Dataset entries Block Start

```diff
diff --git a/cuda-powered-mesh-handling-and-iterative-solvers_b200/femb200/ops.py b/cuda-powered-mesh-handling-and-iterative-solvers_b200/femb200/ops.py
--- a/cuda-powered-mesh-handling-and-iterative-solvers_b200/femb200/ops.py
+++ b/cuda-powered-mesh-handling-and-iterative-solvers_b200/femb200/ops.py
@@ -555,7 +555,7 @@
         check(lib.femb_cg_solve(n, val.numel(), _p(crow), _p(col), _p(val), _p(Ff), _p(mask), _p(minv), _p(u), _p(work), float(tol),
                                 int(max_iter), float(eps), int(check_every), C.byref(res), _stream(dev)), "femb_cg_solve")
     info = {"iterations": res.iterations, "status": STATUS.get(res.status, "?"), "rs": res.rs, "loop_ms": res.loop_ms,
-            "index_bytes": res.index_bytes}
+            "index_bytes": res.index_bytes, "x_staged_tiles": res.x_staged_tiles}
     return u.reshape(F.shape), info
 
 
diff --git a/include/femb200.h b/include/femb200.h
--- a/include/femb200.h
+++ b/include/femb200.h
@@ -131,6 +131,7 @@
   double rs;
   double loop_ms;
   int32_t index_bytes;
+  int32_t x_staged_tiles;
 } femb_cg_result;
 
 int femb_cg_solve(int64_t n, int64_t nnz, const int32_t* crow, const int32_t* col, const double* val, const double* F,
```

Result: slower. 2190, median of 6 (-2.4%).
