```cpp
extern "C" int mirge_collapse_order(mirge_ctx* c, const mirge_reads* U, int64_t* order_out) {
    if (!c || !U || (!order_out && U->n)) return fail(-1, "mirge_collapse_order: bad argument");
    HIPOK(hipSetDevice(c->device)); CHECK(join_pending_now(c));
    const size_t n = (size_t)U->n;
    if (!n) return 0;
    if (n >= 0x7FFFFFFFull) return fail(-5, "mirge_collapse_order: 2^31 unique reads or more (hipCUB's sort takes an int count)");
    uint32_t *keys = nullptr, *vals = nullptr, *keys2 = nullptr, *vals2 = nullptr;
    CHECK(dalloc(c, &keys, n)); CHECK(dalloc(c, &vals, n)); CHECK(dalloc(c, &keys2, n)); CHECK(dalloc(c, &vals2, n));
    for (int gi = 0; gi < MIRGE_NGROUPS; gi++) {
        const ReadGroup& g = U->g[gi];
        if (!g.n) continue;
        if (g.orig || !g.first) return fail(-1, "mirge_collapse_order: handle is not a collapse result");
        HIPOK(hipMemcpyAsync(keys + g.base, g.first, (size_t)g.n * 4, hipMemcpyDeviceToDevice, c->stream));
        hipLaunchKernelGGL(k_index_shift, dim3(grid_for(c, g.n)), dim3(MIRGE_BLOCK), 0, c->stream, (const uint32_t*)nullptr, 0u,
                           (uint32_t)g.n, g.base, vals + g.base);
    }
    void* tmp = nullptr;
    size_t tmp_bytes = 0;
    HIPOK(hipcub::DeviceRadixSort::SortPairs(tmp, tmp_bytes, keys, keys2, vals, vals2, (int)n, 0, 32, c->stream));
    CHECK(dalloc(c, (uint8_t**)&tmp, std::max<size_t>(tmp_bytes, 16)));
    HIPOK(hipcub::DeviceRadixSort::SortPairs(tmp, tmp_bytes, keys, keys2, vals, vals2, (int)n, 0, 32, c->stream));
    std::vector<uint32_t> h(n);
    HIPOK(hipMemcpyAsync(h.data(), vals2, n * 4, hipMemcpyDeviceToHost, c->stream));
    HIPOK(hipStreamSynchronize(c->stream));
    for (size_t k = 0; k < n; k++) order_out[k] = (int64_t)h[k];
    c->release(keys); c->release(vals); c->release(keys2); c->release(vals2); c->release(tmp);
    return 0;
}
```

mirge3.0_amd/csrc/native_ctx.hpp:

```cpp
#pragma once
#define HIPOK(expr)                                                                          \
    do {                                                                                     \
        hipError_t _e = (expr);                                                              \
        if (_e != hipSuccess)                                                                \
            return fail(-2, std::string(#expr) + ": " + hipGetErrorString(_e));              \
    } while (0)

struct ProfRec {
    std::string name;
    int64_t launches = 0;
    double total_ms = 0.0;
    double units = 0.0;
};
struct PendingEvt {
    int rec;
    hipEvent_t a, b;
};
struct ProfUnits {
    int rec, stage;
    uint32_t grid;
    const uint32_t* host;
    double n_first;
};
#define MIRGE_PROF_PINNED_WORDS (1u << 18)

struct PassStep {
    int32_t p0 = 0, np = 1;
    const mirge_lib* lib = nullptr;
    MergeInfo mi;
    const MirgePlanTable* dplan = nullptr;
};

struct mirge_ctx {
    int device = 0;
    hipStream_t stream = nullptr;
    bool own_stream = false;
    hipStream_t aux = nullptr, cur = nullptr;
    hipEvent_t ev_fork = nullptr, ev_join = nullptr, ev_meta = nullptr, ev_meta_small = nullptr, ev_bulk_counted = nullptr;
#define MIRGE_N_SLOTS 2
#define MIRGE_N_XAUX 3
    hipStream_t xaux[MIRGE_N_XAUX] = {nullptr, nullptr, nullptr};
    hipEvent_t ev_xfork = nullptr, ev_xjoin[MIRGE_N_XAUX] = {nullptr, nullptr, nullptr};
    bool xaux_used = false;
    bool join_pending = false;
    bool overlap_mode = false;
    int n_cu = 256;
    std::multimap<size_t, void*> free_blocks;
    std::unordered_map<void*, size_t> sizes;
    size_t pool_bytes = 0;
    bool profiling = false;
    bool prof_units = true;
    std::string prof_only;
    std::vector<ProfRec> recs;
    std::unordered_map<std::string, int> rec_of;
    std::vector<PendingEvt> pending;
    std::vector<hipEvent_t> evt_pool;
    hipEvent_t t0 = nullptr, t1 = nullptr;
    uint32_t* pinned = nullptr;
    uint32_t* prof_pinned = nullptr;
    unsigned long long* join_pinned = nullptr;
    size_t join_pinned_bytes = 0;
    uint8_t* csv_pinned = nullptr;
    size_t csv_pinned_bytes = 0;
    uint8_t* sam_pinned = nullptr;
    size_t sam_pinned_bytes = 0;
    uint32_t* heavy_cnt = nullptr;
    bool x0_gathered = false, aux_drained = false;
    bool xaux_forked = false;
    uint32_t casc_big_t = 0;
    bool casc_rep = false;
    uint32_t* wg_pinned = nullptr;
    size_t wg_pinned_words = 0;
    uint32_t wg_grid = 0;
    unsigned long long* join_dev = nullptr;
    size_t join_dev_words = 0;
    bool join_dev_clean = false;
    struct PlanEntry { uint64_t uid; MirgePolicy pol; MirgePlanTable* dplan; };
    std::vector<PlanEntry> plans;
    struct FusedEntry { std::unique_ptr<FusedSteps> host; FusedSteps* dev; };
    std::vector<FusedEntry> fused;
    std::string casc_key;
    std::vector<PassStep> casc_steps;
    ResolveTable casc_rt;
    const FusedSteps* casc_dsteps = nullptr;
    struct WalksEntry { std::unique_ptr<BulkWalks> host; BulkWalks* dev; };
    std::vector<WalksEntry> walks;
    const BulkWalks* casc_dwalks[2] = {nullptr, nullptr};
    size_t prof_used = 0;
    std::vector<ProfUnits> prof_pending;

    int alloc(void** out, size_t bytes) {
        bytes = (std::max<size_t>(bytes, 1) + 255) & ~size_t(255);
        auto it = free_blocks.lower_bound(bytes);
        if (it != free_blocks.end() && it->first <= bytes * 2 + (1u << 20)) {
            *out = it->second;
            free_blocks.erase(it);
            return 0;
        }
        void* p = nullptr;
        hipError_t e = hipMalloc(&p, bytes);
        if (e != hipSuccess) {
            for (auto& kv : free_blocks) { (void)hipFree(kv.second); pool_bytes -= kv.first; sizes.erase(kv.second); }
            free_blocks.clear();
            e = hipMalloc(&p, bytes);
            if (e != hipSuccess) return fail(-3, "hipMalloc(" + std::to_string(bytes) + "): " + hipGetErrorString(e));
        }
        sizes[p] = bytes;
        pool_bytes += bytes;
        *out = p;
        return 0;
    }
    void release(void* p) {
        if (!p) return;
        auto it = sizes.find(p);
        if (it == sizes.end()) return;
        free_blocks.emplace(it->second, p);
    }
    struct Merged { std::vector<uint64_t> uids; struct mirge_lib* lib; };
    std::vector<Merged> merged;
    std::vector<void*> deferred;
    void defer(void* p) { if (p) deferred.push_back(p); }
    void flush_deferred() { if (overlap_mode) return; for (void* p : deferred) release(p); deferred.clear(); }
    int rec_index(const char* name) {
        auto it = rec_of.find(name);
        if (it != rec_of.end()) return it->second;
        recs.push_back(ProfRec{name});
        rec_of[name] = (int)recs.size() - 1;
        return (int)recs.size() - 1;
    }
    hipEvent_t get_evt() {
        if (!evt_pool.empty()) { hipEvent_t e = evt_pool.back(); evt_pool.pop_back(); return e; }
        hipEvent_t e; (void)hipEventCreate(&e); return e;
    }
    void drain() {
        for (auto& u : prof_pending) {
            double units = u.n_first;
            if (u.stage > 0) { units = 0; for (uint32_t b = 0; b < u.grid; b++) units += u.host[(size_t)u.grid * (u.stage - 1) + b]; }
            recs[u.rec].units += units;
        }
        prof_pending.clear();
        prof_used = 0;
        for (auto& p : pending) {
            float ms = 0.f;
            if (hipEventElapsedTime(&ms, p.a, p.b) == hipSuccess) recs[p.rec].total_ms += ms;
            evt_pool.push_back(p.a);
            evt_pool.push_back(p.b);
        }
        pending.clear();
    }
};

template <typename T>
static int dalloc(mirge_ctx* c, T** out, size_t count) { return c->alloc((void**)out, count * sizeof(T)); }

struct LaunchScope {
    mirge_ctx* c; int rec = -1; hipEvent_t a = nullptr, b = nullptr;
    LaunchScope(mirge_ctx* ctx, const char* name, double units) : c(ctx) {
        if (!c->profiling) return;
        if (!c->prof_only.empty() && !std::strstr(name, c->prof_only.c_str())) return;
        rec = c->rec_index(name);
        c->recs[rec].launches++;
        c->recs[rec].units += units;
        a = c->get_evt(); b = c->get_evt();
        (void)hipEventRecord(a, c->cur);
    }
    ~LaunchScope() {
        if (rec < 0) return;
        (void)hipEventRecord(b, c->cur);
        c->pending.push_back(PendingEvt{rec, a, b});
    }
};

static int stream_fork(mirge_ctx* c) {
    if (c->overlap_mode) return 0;
    HIPOK(hipEventRecord(c->ev_fork, c->stream));
    HIPOK(hipStreamWaitEvent(c->aux, c->ev_fork, 0));
    return 0;
}
static int xaux_fork(mirge_ctx* c) {
    HIPOK(hipEventRecord(c->ev_xfork, c->aux));
    for (int k = 0; k < MIRGE_N_XAUX; k++) HIPOK(hipStreamWaitEvent(c->xaux[k], c->ev_xfork, 0));
    c->xaux_used = true;
    return 0;
}
static int stream_join(mirge_ctx* c) {
    c->cur = c->stream;
    hipError_t e = hipSuccess;
    const bool x = c->xaux_used;
    const bool only_x0 = x && c->x0_gathered && c->aux_drained;
    c->x0_gathered = c->aux_drained = false;
    if (only_x0) {
        c->xaux_used = false;
        e = hipEventRecord(c->ev_xjoin[0], c->xaux[0]);
        if (e == hipSuccess) e = hipStreamWaitEvent(c->stream, c->ev_xjoin[0], 0);
        c->flush_deferred();
        if (e != hipSuccess) return fail(-2, std::string("stream join: ") + hipGetErrorString(e));
        return 0;
    }
    if (x) {
        for (int k = 1; k < MIRGE_N_XAUX && e == hipSuccess; k++) {
            e = hipEventRecord(c->ev_xjoin[k], c->xaux[k]);
            if (e == hipSuccess) e = hipStreamWaitEvent(c->aux, c->ev_xjoin[k], 0);
        }
        c->xaux_used = false;
    }
    if (e == hipSuccess) e = hipEventRecord(c->ev_join, c->aux);
    if (e == hipSuccess) e = hipStreamWaitEvent(c->stream, c->ev_join, 0);
    if (x && e == hipSuccess) {
        e = hipEventRecord(c->ev_xjoin[0], c->xaux[0]);
        if (e == hipSuccess) e = hipStreamWaitEvent(c->stream, c->ev_xjoin[0], 0);
    }
    c->flush_deferred();
    if (e != hipSuccess) return fail(-2, std::string("stream join: ") + hipGetErrorString(e));
    return 0;
}
static int join_pending_now(mirge_ctx* c) {
    if (!c->join_pending) return 0;
    c->join_pending = false;
    return stream_join(c);
}
static int largest_group(const struct mirge_reads* R);

static inline int grid_for(const mirge_ctx* c, size_t n, int per_block = MIRGE_BLOCK) {
    size_t blocks = (n + per_block - 1) / per_block;
    static const size_t per_cu = std::getenv("MIRGE_GRID_PER_CU") ? (size_t)std::atoi(std::getenv("MIRGE_GRID_PER_CU")) : 8;
    size_t cap = (size_t)c->n_cu * per_cu;
    return (int)std::max<size_t>(1, std::min(blocks, cap));
}

extern "C" int mirge_device_count(void) {
    int n = 0;
    if (hipGetDeviceCount(&n) != hipSuccess) return 0;
    return n;
}
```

Dataset entries Block End

## Aim of the task
Find each line of the data above that holds the word "ProfRec", then copy it.

## Exercise response
struct ProfRec {
    std::vector<ProfRec> recs;
        recs.push_back(ProfRec{name});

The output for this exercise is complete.